Richard Hodges Over a year ago

I don't have a copy of MSVC2013 to hand to check (who does??) but would it help to add a trailing return type of decltype(auto)? converting to std::function seems like a bit of a heavyweight solution.

Rerito Over a year ago

@RichardHodges That's a C++14 feature IIRC so it shouldn't work. Just in case, I tested what you suggested and it failed with error: error C3553: decltype expects an expression not a type. I am well aware that the type erasure behind an std::function comes with a price but the OP uses it just after with his run function. We're just doing it one step ahead here.

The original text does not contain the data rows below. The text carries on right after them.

# imuncle/TSCM_Calib

Hardware: AMD Instinct MI355X
Metric: LM iterations/sec at 4 cams x 10k views (joint intrinsics+extrinsics, fp64) (higher is better)
Workload: dtype f64

## Files before the change

### tscm_calib_amd/csrc/tscm_kernels.h

```cpp
#pragma once

#include "tscm_math.h"
#include "tscm_fastmath.h"
#include "tscm_nd_plan.h"
#include "tscm_layout.h"
#include "tscm_exec_plan.h"
#include "tscm_columns.h"

namespace tscm {

static_assert(kColFree == kFA && kColGrad == kFR, "tscm_columns.h plans the columns of tscm_math.h's camera tile");
constexpr int kWcolTc = 3;
constexpr int kFac = 56;
constexpr int kFacM = 0;
constexpr int kFacC = 15;
constexpr int kFacL = 21;
constexpr int kFacI = 36;
constexpr int kFacZ = 42;
constexpr int kFacD = 48;
constexpr int kTcols = 15;
constexpr int kTcWb = 0, kTcWc = 4, kTcF = 8, kTcOne = 9, kTcXi = 10, kTcLam = 12, kTcAl = 13, kTcR = 14;
__host__ __device__ constexpr int tc_tc(int j) { return 3 + 4 * j; }
constexpr int kVConst = 27;
constexpr int kCConst = 48;
// ... 58 lines not shown
    default: __builtin_amdgcn_s_setprio(3); break;
    }
}

__device__ __forceinline__ const double *rec_w(const double *rec, int slot) { return rec + (size_t)kRecW * slot; }
__device__ __forceinline__ const double *rec_e(const double *rec, int V, int slot) { return rec + (size_t)kRecW * V + (size_t)kRecE * slot; }
__device__ __forceinline__ const double *rec_g(const double *rec, int V, int slot) { return rec + (size_t)(kRecW + kRecE) * V + (size_t)kRecG * slot; }

struct Options {
    int max_num_iterations;
    double function_tolerance, gradient_tolerance, parameter_tolerance;
    double initial_radius, max_radius, min_radius;
    double min_relative_decrease, min_lm_diagonal, max_lm_diagonal;
    int max_invalid;
    int jacobi_scaling;
};

struct IterLog {
    int iteration, step_is_valid, step_is_successful, pad;
    double cost, cost_change, gradient_max_norm, gradient_norm, step_norm, relative_decrease, radius;
};

enum TermReason { kNone = 0, kMaxIter, kGradTol, kMinRadius, kParamTol, kFuncTol, kInvalidSteps };

struct CtrlHead {
    int done, term_type, term_reason, iteration;
    int cur, lin_fail, num_successful, num_unsuccessful;
    int num_invalid, n_log, lm_iterations, fin_count;
    int fault, pad0;
    double radius, decrease_factor;
    double x_cost, x_norm, gmax, gnorm;
    double model_cam, stepsq_cam;
    double se_min, se_cur, se_ref, se_cand, se_acc_ref, se_acc_cand;
    double initial_cost;
    Options opt;
    long long t_begin, t_end;
};

struct Ctrl : CtrlHead {
    IterLog log[kMaxLog];
};

struct DevProblem {
    int C, B, n_points, V, N, n_pad;
    int n_chunks, n_pchunks, n_bids;
    int rp, half;
    int lds_wave;
    const double *board_xy;
    const int *view_cam, *view_board, *view_obs, *view_count;
    const double *obs_u, *obs_v;
    const int *chunk_vb, *chunk_ve, *chunk_cam, *cam_chunk_ptr;
    const int4 *chunk_desc;
    const int *bv_ptr;
    const int *view_slot, *slot_cam;
    const int *slot_view, *slot_board;
    const int *slow_boards;
    int n_slow;
    const int *pair_i, *pair_j;
    const int *pc_begin, *pc_end, *pc_tile;
    const int *bid_part_ptr;
    const int *pair_board;
    const int *bc_tile;
    const int4 *bc_desc;
    int n_bchunks, n_tiles;
    const unsigned char *col_ctl;
    const unsigned char *board_const;
    const unsigned char *col_active;
    const int *act_map;
    int n_act;
    int cam_pre[9];
    unsigned short cam_free[8];
    unsigned long long pair_mask;
    const int4 *solve_map;
    int cam_wg[9];
    int rank, world;
    const short *bid_lut;
    int bid_part_small[kSmallBids + 1];
    int g4_per;
};

struct DevState {
    double *cam_rt[2], *intr[2], *board_rt[2];
    double *board_pc, *cam_pc;
    double *vconst;
    double *cconst[2];
    double *rec[2];
    double *campart, *campart2;
    double *H[2], *H_stage;
    double *s_b, *s_c;
    double *fac;
    double *pairpart, *T;
    int *t_count;
    int *fac_fail;
    int *y_flag;
    double *yhat;
    double *Abig;
    double *bs_part, *st_part;
    int n_bs_blocks, n_st_blocks;
    Ctrl *ctrl;
    CtrlHead *ctrl_snap;
    int *stats_count, *stats_flag;
    struct CtlPub *ctl_pub;
};
struct CtlPub { int epoch, cur, done, pad; double radius; };

__global__ void k_pose_prep(DevProblem P, DevState S, int cand)
{
    if (S.ctrl->done) return;
    const int tgt = cand ? (S.ctrl->cur ^ 1) : S.ctrl->cur;
    const int i = blockIdx.x * blockDim.x + threadIdx.x;
    if (i < P.B) {
        double rt[6], out[kBoardConst];
        for (int k = 0; k < 6; ++k) rt[k] = S.board_rt[tgt][6 * i + k];
        board_constants(rt, out);
        for (int k = 0; k < kBoardConst; ++k) S.board_pc[(size_t)kBoardConst * i + k] = out[k];
    } else if (i < P.B + P.C) {
        const int m = i - P.B;
        double rt[6], out[kCamConst];
        for (int k = 0; k < 6; ++k) rt[k] = S.cam_rt[tgt][6 * m + k];
        camera_constants(rt, out);
        for (int k = 0; k < kCamConst; ++k) S.cam_pc[kCamConst * m + k] = out[k];
    }
}

__device__ __forceinline__ void load_view_const(const DevProblem &P, const DevState &S, int tgt, int cam, int board, ViewConst &vc)
{
    const double *bp = S.board_pc + (size_t)kBoardConst * board;
    for (int k = 0; k < 3; ++k) { vc.r1[k] = bp[k]; vc.r2[k] = bp[3 + k]; vc.tb[k] = S.board_rt[tgt][6 * board + 3 + k]; }
    for (int k = 0; k < 3; ++k) for (int q = 0; q < 6; ++q) vc.db[k][q] = bp[6 + 6 * k + q];
    const double *cp = S.cam_pc + kCamConst * cam;
    for (int k = 0; k < 9; ++k) vc.Rc[k] = cp[k];
    for (int k = 0; k < 27; ++k) vc.dRc[k] = cp[9 + k];
    for (int k = 0; k < 3; ++k) vc.tc[k] = S.cam_rt[tgt][6 * cam + 3 + k];
    const double *I = S.intr[tgt] + 9 * cam;
    vc.fx = I[0]; vc.fy = I[1]; vc.cx = I[2]; vc.cy = I[3]; vc.xi = I[4]; vc.lam = I[5]; vc.al = I[6];
}

__device__ __forceinline__ void view_point_constants(const double Rc[9], const double *tc, const double *bc , const double *tb, double *o)
{
    for (int r = 0; r < 3; ++r) {
        o[r] = Rc[3 * r] * bc[0] + Rc[3 * r + 1] * bc[1] + Rc[3 * r + 2] * bc[2];
        o[3 + r] = Rc[3 * r] * bc[3] + Rc[3 * r + 1] * bc[4] + Rc[3 * r + 2] * bc[5];
        o[6 + r] = (Rc[3 * r] * tb[0] + Rc[3 * r + 1] * tb[1] + Rc[3 * r + 2] * tb[2]) + tc[r];
    }
}

#if defined(__HIP_DEVICE_COMPILE__) && !defined(__gfx950__) && !defined(__gfx942__)
#error "the in-launch hand-offs (handoff_store / handoff_load) rely on gfx942 / gfx950 sc1 write-through semantics: re-derive them for this target"
#endif
constexpr long long kHandoffTimeoutTicks = 50 * 1000 * 1000;
__device__ __forceinline__ void handoff_store(double *p, double v) { __hip_atomic_store(p, v, __ATOMIC_RELAXED, __HIP_MEMORY_SCOPE_AGENT); }
__device__ __forceinline__ double handoff_load(const double *p) { return __hip_atomic_load(p, __ATOMIC_RELAXED, __HIP_MEMORY_SCOPE_AGENT); }

__device__ __forceinline__ void write_camera_record(const DevState &S, int tgt, int m, const double *cam_rt, const double *intr)
{
    double crt[3], Rc[9], a[9], wsm[3];
    for (int k = 0; k < 3; ++k) crt[k] = cam_rt[6 * m + k];
    const int small = camera_rotation_constants(crt, Rc, a, wsm);
    double *o = S.cconst[tgt] + kCStride * m;
    for (int k = 0; k < 9; ++k) o[k] = Rc[k];
    for (int k = 0; k < 3; ++k) o[9 + k] = cam_rt[6 * m + 3 + k];
    for (int k = 0; k < 9; ++k) o[12 + k] = a[k];
    for (int k = 0; k < 3; ++k) o[21 + k] = wsm[k];
    o[24] = small ? 1.0 : 0.0;
    for (int k = 25; k < 39; ++k) o[k] = 0.0;
    double I[7];
    for (int k = 0; k < 7; ++k) I[k] = intr[9 * m + k];
    for (int k = 0; k < 6; ++k) o[39 + k] = I[k];
    const double oma = 1.0 - I[6];
    o[45] = I[6] / oma;
    o[46] = 1.0 / (oma * oma);
    o[47] = 0.0;
    float *of = reinterpret_cast<float *>(o + kCConst);
    for (int k = 0; k < kCConst; ++k) of[k] = (float)o[k];
}
__device__ __forceinline__ void write_camera_record(const DevState &S, int tgt, int m) { write_camera_record(S, tgt, m, S.cam_rt[tgt], S.intr[tgt]); }

constexpr int kVStride = 48;
constexpr int kVFloatOff = 32;
constexpr int kVPrepThreads = 128;

__device__ __forceinline__ void view_prep_body(const DevProblem &P, const DevState &S, int tgt, int with_floats, const double *cam_rt, const double *intr, const double *board_rt)
{
    __shared__ double st[kVPrepThreads][kVFloatOff + 1];
    const int t = threadIdx.x;
    const int i = blockIdx.x * kVPrepThreads + t;
    if (i < P.V) {
        const int b = P.view_board[i], m = P.view_cam[i];
        double rt[6], bc[kBoardConst], Rc[9], dRc[27];
        for (int k = 0; k < 6; ++k) rt[k] = board_rt[6 * b + k];
        board_constants(rt, bc);
        double crt[3];
        for (int k = 0; k < 3; ++k) crt[k] = cam_rt[6 * m + k];
        rotation_and_derivatives(crt, Rc, dRc);
        double *o = st[t];
        view_point_constants(Rc, cam_rt + 6 * m + 3, bc, rt + 3, o);
        for (int k = 0; k < 6; ++k) {
            const double d0 = bc[6 + 3 * k], d1 = bc[6 + 3 * k + 1], d2 = bc[6 + 3 * k + 2];
            for (int r = 0; r < 3; ++r) o[9 + 3 * k + r] = Rc[3 * r] * d0 + Rc[3 * r + 1] * d1 + Rc[3 * r + 2] * d2;
        }
        for (int k = kVConst; k < kVFloatOff; ++k) o[k] = 0.0;
    } else if (i < P.V + P.C) {
        write_camera_record(S, tgt, i - P.V, cam_rt, intr);
    }
    __syncthreads();
    const int v0 = blockIdx.x * kVPrepThreads;
    const int nv = min(kVPrepThreads, P.V - v0);
    for (int e = t; e < nv * kVFloatOff; e += kVPrepThreads) {
        const int v = e / kVFloatOff, k = e % kVFloatOff;
        S.vconst[(size_t)kVStride * (v0 + v) + k] = st[v][k];
    }
    if (with_floats) {
        constexpr int kF = kVStride - kVFloatOff;
        for (int e = t; e < nv * kF; e += kVPrepThreads) {
            const int v = e / kF, k = e % kF, j = 2 * k;
            const float f0 = j < kVConst ? (float)st[v][j] : 0.f, f1 = j + 1 < kVConst ? (float)st[v][j + 1] : 0.f;
            S.vconst[(size_t)kVStride * (v0 + v) + kVFloatOff + k] = __hiloint2double(__float_as_int(f1), __float_as_int(f0));
        }
    }
}

__global__ __launch_bounds__(kVPrepThreads) void k_view_prep(DevProblem P, DevState S, int cand, int with_floats)
{
    if (S.ctrl->done) return;
    const int tgt = cand ? (S.ctrl->cur ^ 1) : S.ctrl->cur;
    view_prep_body(P, S, tgt, with_floats, S.cam_rt[tgt], S.intr[tgt], S.board_rt[tgt]);
}
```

Richard Hodges Over a year ago

Ok, thanks for trying it. In that case I have proposed a functor-based version, which of course allows us to explicitly name the types.

Humam Helfawi Over a year ago

@Rerito Stupid me! My fix is totally rubbish. Thank you very much it is working now :)

Richard Hodges · Accepted Answer · 2017-04-24 07:18:33Z

3

Frankly, I sometimes wonder whether complex lambdas are worth the bother.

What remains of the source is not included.